この表を見ればわかるように、プロ入り1年目である2017年の段階では、藤井聡太はレーティング1600台以下の相手には大きく勝ち越しているものの、レーティング1700台の相手との対戦成績は比較的拮抗しており、レーティング1800台の相手には勝てていません。上位者との対戦数が多くないため断言しにくい部分はありますが、こうしたことからすれば、プロ入り1年目の藤井聡太のレーティングは1700台半ばくらいだったのではないかと思われます。もちろんこれは高い数値ではありますが、しかし(ここに多少の上積みがあったとしてさえ)上記のような数々の偉業を達成するのに十分なほど高いとは決して言えないでしょう。
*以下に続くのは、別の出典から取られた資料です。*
## Interleave actor/critic pass order across paired blocks in fused PPO update kernel

Blocks whose index has the X3S_PAIR bit set now run the critic pass first and then the actor pass, using a remapped block index so each network's partial output slots stay unique. The goal is to spread the two networks' different instruction mixes and memory streams across concurrently resident blocks instead of having every block run actor then critic in lockstep. It also zero-initialises the accumulators from an opaque register value, moves the final g1 drain inside the have_prev scope with an s_nop fence, and hides threadIdx from the compiler to control register allocation. The two passes are now selected inside a runtime phase loop, which can raise code size and register pressure.

```diff
diff --git a/navbot_ppo_amd/csrc/ppo_mlp64_x3s.h b/navbot_ppo_amd/csrc/ppo_mlp64_x3s.h
--- a/navbot_ppo_amd/csrc/ppo_mlp64_x3s.h
+++ b/navbot_ppo_amd/csrc/ppo_mlp64_x3s.h
@@ -140,13 +140,16 @@
 __device__ __forceinline__ void pass_body(SmemS& sm, const float* __restrict__ params, const unsigned char* __restrict__ prep,
                                           const float* __restrict__ act, const float* __restrict__ logp_old,
                                           const float* __restrict__ rtg, const float* __restrict__ adv, long long M, float var,
-                                          float clip, float inv_n, float* __restrict__ partial, float* __restrict__ stats_partial) {
+                                          float clip, float inv_n, float* __restrict__ partial, float* __restrict__ stats_partial,
+                                          const int block) {
     using L = Layout<16>;
     constexpr int OFF_W1 = L::OFF_W1, OFF_B1 = L::OFF_B1, OFF_W2 = L::OFF_W2, OFF_B2 = L::OFF_B2, OFF_W3 = L::OFF_W3, OFF_B3 = L::OFF_B3,
                   OFF_W4 = L::OFF_W4, OFF_B4 = L::OFF_B4;
     constexpr int P = ACTOR ? L::P_ACTOR : L::P_CRITIC;
     constexpr int NT = 64 * SW, kTileBytes = XPad<16>::kTileBytes, kRowsBytes = XPad<16>::kRowsBytes;
-    const int tid = threadIdx.x, lane = tid & 63, wave = __builtin_amdgcn_readfirstlane(tid >> 6);
+    int tid = threadIdx.x;
+    asm volatile("" : "+v"(tid));
+    const int lane = tid & 63, wave = __builtin_amdgcn_readfirstlane(tid >> 6);
     const int l31 = lane & 31, lhi = lane >> 5, l15 = lane & 15, kk = lane >> 4;
 
 #ifdef X3S_EXPERIMENT_COPY_PROLOGUE
@@ -200,20 +203,24 @@
     const int vec_off = 4 * lhi;
     auto ldv = [&](const float* v, const int t, const int g) { return *reinterpret_cast<const v4f*>(v + 32 * t + 8 * g + vec_off); };
 
+    float zf = 0.f;
+    asm volatile("" : "+v"(zf));
     f32x16 aW2[2][2];
     v4f aW1[4], aB1[4];
 #pragma unroll
     for (int a = 0; a < 2; ++a)
 #pragma unroll
-        for (int b = 0; b < 2; ++b) aW2[a][b] = zero16();
-#pragma unroll
-    for (int u = 0; u < 4; ++u) aW1[u] = aB1[u] = v4f{0.f, 0.f, 0.f, 0.f};
+        for (int b = 0; b < 2; ++b)
+#pragma unroll
+            for (int r = 0; r < 16; ++r) aW2[a][b][r] = zf;
+#pragma unroll
+    for (int u = 0; u < 4; ++u) aW1[u] = aB1[u] = v4f{zf, zf, zf, zf};
     float pb2[2][16], pw3[2][16], pw4[2][16];
 #pragma unroll
     for (int t = 0; t < 2; ++t)
 #pragma unroll
-        for (int r = 0; r < 16; ++r) pb2[t][r] = pw3[t][r] = pw4[t][r] = 0.f;
-    float adb3 = 0.f, adb4 = 0.f, st0 = 0.f, st1 = 0.f, st2 = 0.f, st3 = 0.f;
+        for (int r = 0; r < 16; ++r) pb2[t][r] = pw3[t][r] = pw4[t][r] = zf;
+    float adb3 = zf, adb4 = zf, st0 = zf, st1 = zf, st2 = zf, st3 = zf;
     auto keep_w2 = [&]() {
         asm volatile("" : "+a"(aW2[0][0]), "+a"(aW2[0][1]), "+a"(aW2[1][0]), "+a"(aW2[1][1]), "+a"(aW1[0]), "+a"(aW1[1]), "+a"(aW1[2]), "+a"(aW1[3]));
     };
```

たとえば、藤井聡太が達成した29連勝の対戦相手には、レーティング1700台の棋士が5人も含まれていました。これら同格の棋士相手に5連勝するというだけでもハードルが高いことは、説明の必要すらないと思います。また、レーティングが1700台であるとすれば、同格あるいは格上の棋士がおそらく20から30人くらいは存在することになりそうですが、そんな中で全棋士参加棋戦において一次予選から勝ち上がって優勝を果たし、さらには連覇までしてしまうというのも、彼の棋力から通常想定されるラインをはるかに超えるようなアチーブメントであると言ってよいでしょう。
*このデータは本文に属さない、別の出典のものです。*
-                    (const double *)d_st.p, b_row_begin, b_row_end, (unsigned char *)d_rec.p);
-            else if (!scatter)
-            k_block_records_mono<<<dim3((unsigned)n_blocks, (unsigned)nb), 64, 0, s>>>(
-                tb->d_tree_off, t0, nb, (const int32_t *)d_pos.p, npad, (const int64_t *)d_stoff.p,
-                (const double *)d_st.p, b_row_begin, b_row_end, (unsigned char *)d_rec.p);
-        } else {
-            k_positions_pairs<<<grid_l, 256, 0, s>>>(tb->d_tree_off, tb->d_leaf_taxon,
-                                                     tb->d_adj_depth, tb->d_adj_val, tb->d_tree_w,
-                                                     t0, (int32_t *)d_pos.p, npad,
-                                                     (const int64_t *)d_stoff.p, (gap_entry *)d_st.p);
-            if (max_n <= SPARSE_FUSED_MAX_LEAVES && max_levels > 1)
-                k_sparse_levels_fused<gap_entry><<<(unsigned)nb, 1024, 0, s>>>(
-                    tb->d_tree_off, t0, (const int64_t *)d_stoff.p, (gap_entry *)d_st.p, pick_shallower_pair{});
-            else
-            for (int k = 1; k < max_levels; ++k)
-                k_sparse_level_pairs<<<grid_l, 256, 0, s>>>(tb->d_tree_off, t0, k,
-                                                            (const int64_t *)d_stoff.p,
-                                                            (gap_entry *)d_st.p);
-            k_block_records_gen<<<dim3((unsigned)n_blocks, (unsigned)nb), 64, 0, s>>>(
-                tb->d_tree_off, t0, nb, (const int32_t *)d_pos.p, npad, (const int64_t *)d_stoff.p,
-                (const gap_entry *)d_st.p, b_row_begin, b_row_end, (unsigned char *)d_rec.p);
-        }
-        SCS_HIP_CHECK(hipEventRecord(ev_prep.b, s));
-
-        SCS_HIP_CHECK(hipEventRecord(ev_acc.a, s));
+            b_wide[(size_t)bi] = 1;
+        }
+
+        SCS_HIP_CHECK(hipEventRecord(bev(bi, 0), s));
+        if (piped && bi >= 2) SCS_HIP_CHECK(hipStreamWaitEvent(ps, bev(bi - 1, 3), 0));
+        SCS_HIP_CHECK(hipMemcpyAsync(d_stoff.p, st_off.data(), need_stoff, hipMemcpyHostToDevice, ps));
+        SCS_HIP_CHECK(hipMemsetAsync(d_pos.p, 0xFF, need_pos, ps));
+        std::vector<int> cuts{t0};
+        for (int32_t ls : tb->late_start)
+            if (ls > t0 && ls < t1) cuts.push_back(ls);
+        cuts.push_back(t1);
+        for (size_t ci = 0; ci + 1 < cuts.size(); ++ci) {
+            const int a = cuts[ci], o = a - t0, cnt = cuts[ci + 1] - a;
+            SCS_TRY(scs_tables_wait(ctx, tb, a, a + cnt, ps));
+            int32_t *pos_a = (int32_t *)d_pos.p + (int64_t)o * npad;
+            const int64_t *stoff_a = (const int64_t *)d_stoff.p + o;
+            unsigned char *rec_a = (unsigned char *)d_rec.p + (size_t)o * rec_bytes;
+            dim3 grid_l((unsigned)((max_n + 255) / 256), (unsigned)cnt);
+            if (monotone) {
+                k_positions_values<<<grid_l, 256, 0, ps>>>(tb->d_tree_off, tb->d_leaf_taxon, tb->d_adj_depth,
+                                                           tb->d_adj_val, tb->d_tree_w, a, pos_a, npad, stoff_a,
+                                                           (double *)d_st.p);
+                if (max_n <= SPARSE_FUSED_MAX_LEAVES && max_levels > 1)
+                    k_sparse_levels_fused<double><<<(unsigned)cnt, 1024, 0, ps>>>(
+                        tb->d_tree_off, a, stoff_a, (double *)d_st.p, pick_smaller_value{});
+                else
+                    for (int k = 1; k < max_levels; ++k)
+                        k_sparse_level<double><<<grid_l, 256, 0, ps>>>(tb->d_tree_off, a, k, stoff_a,
+                                                                       (double *)d_st.p);
+                if (wide_b)
+                    k_block_records_wide<PIPE_NG><<<dim3((unsigned)n_blocks, (unsigned)cnt), 64, 0, ps>>>(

このように見てみるとき、私は藤井聡太に強さよりもむしろ凄さを感じずにはいられません。彼は明らかに自分の実力以上の大きな成果をあげている(ように見える)。それは、記録のかかった対局や重要な棋戦で実力を十分(あるいは十分以上)に発揮してしっかり勝ちきっているということです。そして、そんな風にここぞという場面で輝ける(自分の最高のパフォーマンスを発揮できる)のはスターにとってとても大事なことだと、私は思っています。めぐってきたチャンスを逃さず、しっかりとものにする。そのようにして得た地位や名声が、その者の実力をそれらに見合うところにまで引き上げる……スターの歩む道とは、往々にしてそういうものです。そんなスターの歩む道のど真ん中を、 藤井聡太は進んでいるように見える。その点に、私は彼の凄さを感じるのです。
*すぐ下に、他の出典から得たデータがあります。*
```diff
@@ -504,6 +546,21 @@
         __builtin_amdgcn_fence(__ATOMIC_RELEASE, "workgroup");
         if constexpr (W > 1) __builtin_amdgcn_s_barrier();
         __builtin_amdgcn_fence(__ATOMIC_ACQUIRE, "workgroup");
+      }
+    }
+  }
+  if constexpr (FAST) {
+    if (A.nsteps > 0) {
+      const int nk = min(NR, N);
+      for (int w2 = 0; w2 < nk; ++w2) {
+#pragma unroll
+        for (int it = 0; it < IT2; ++it) {
+          const int sl = min(pair_slot<P>(ls2, W * it), RB - 4);
+          const bool inrow = 2 * tid + 128 * W * it < ldx;
+          const double sx = inrow ? ROWS[w2 * RB + sl] : 0.0, sy = inrow ? ROWS[w2 * RB + sl + PAIR_STEP<P>] : 0.0;
+          chk += (sx - sx) + (sy - sy);
+          mn = fmin(mn, fmin(sx, sy));
+        }
       }
     }
   }
```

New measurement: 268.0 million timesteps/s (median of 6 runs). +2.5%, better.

今回のダブルタイトル挑戦でも、藤井聡太はめぐってきたチャンスを逃さず栄冠を勝ち取るのでしょうか。注目したいと思います。

*1:https://www.shogi.or.jp/match_news/2017/06/29.html

*2:https://www.asahi.com/articles/ASM2J513WM2JUCVL009.html

*3:https://www.asahi.com/articles/ASLBD75YDLBDPTFC00R.html

*4:https://news.yahoo.co.jp/byline/matsumotohirofumi/20190611-00129656/

*5:https://news.yahoo.co.jp/byline/matsumotohirofumi/20200303-00165937/

*6:https://www.nikkansports.com/general/nikkan/news/202006200000970.html

*7:https://shogidata.info/

*8:以下、データはいずれもこのサイトのものを利用しています。

*9:この程度のレート差ならば、上位者の期待勝率はせいぜい55%程度でしょう。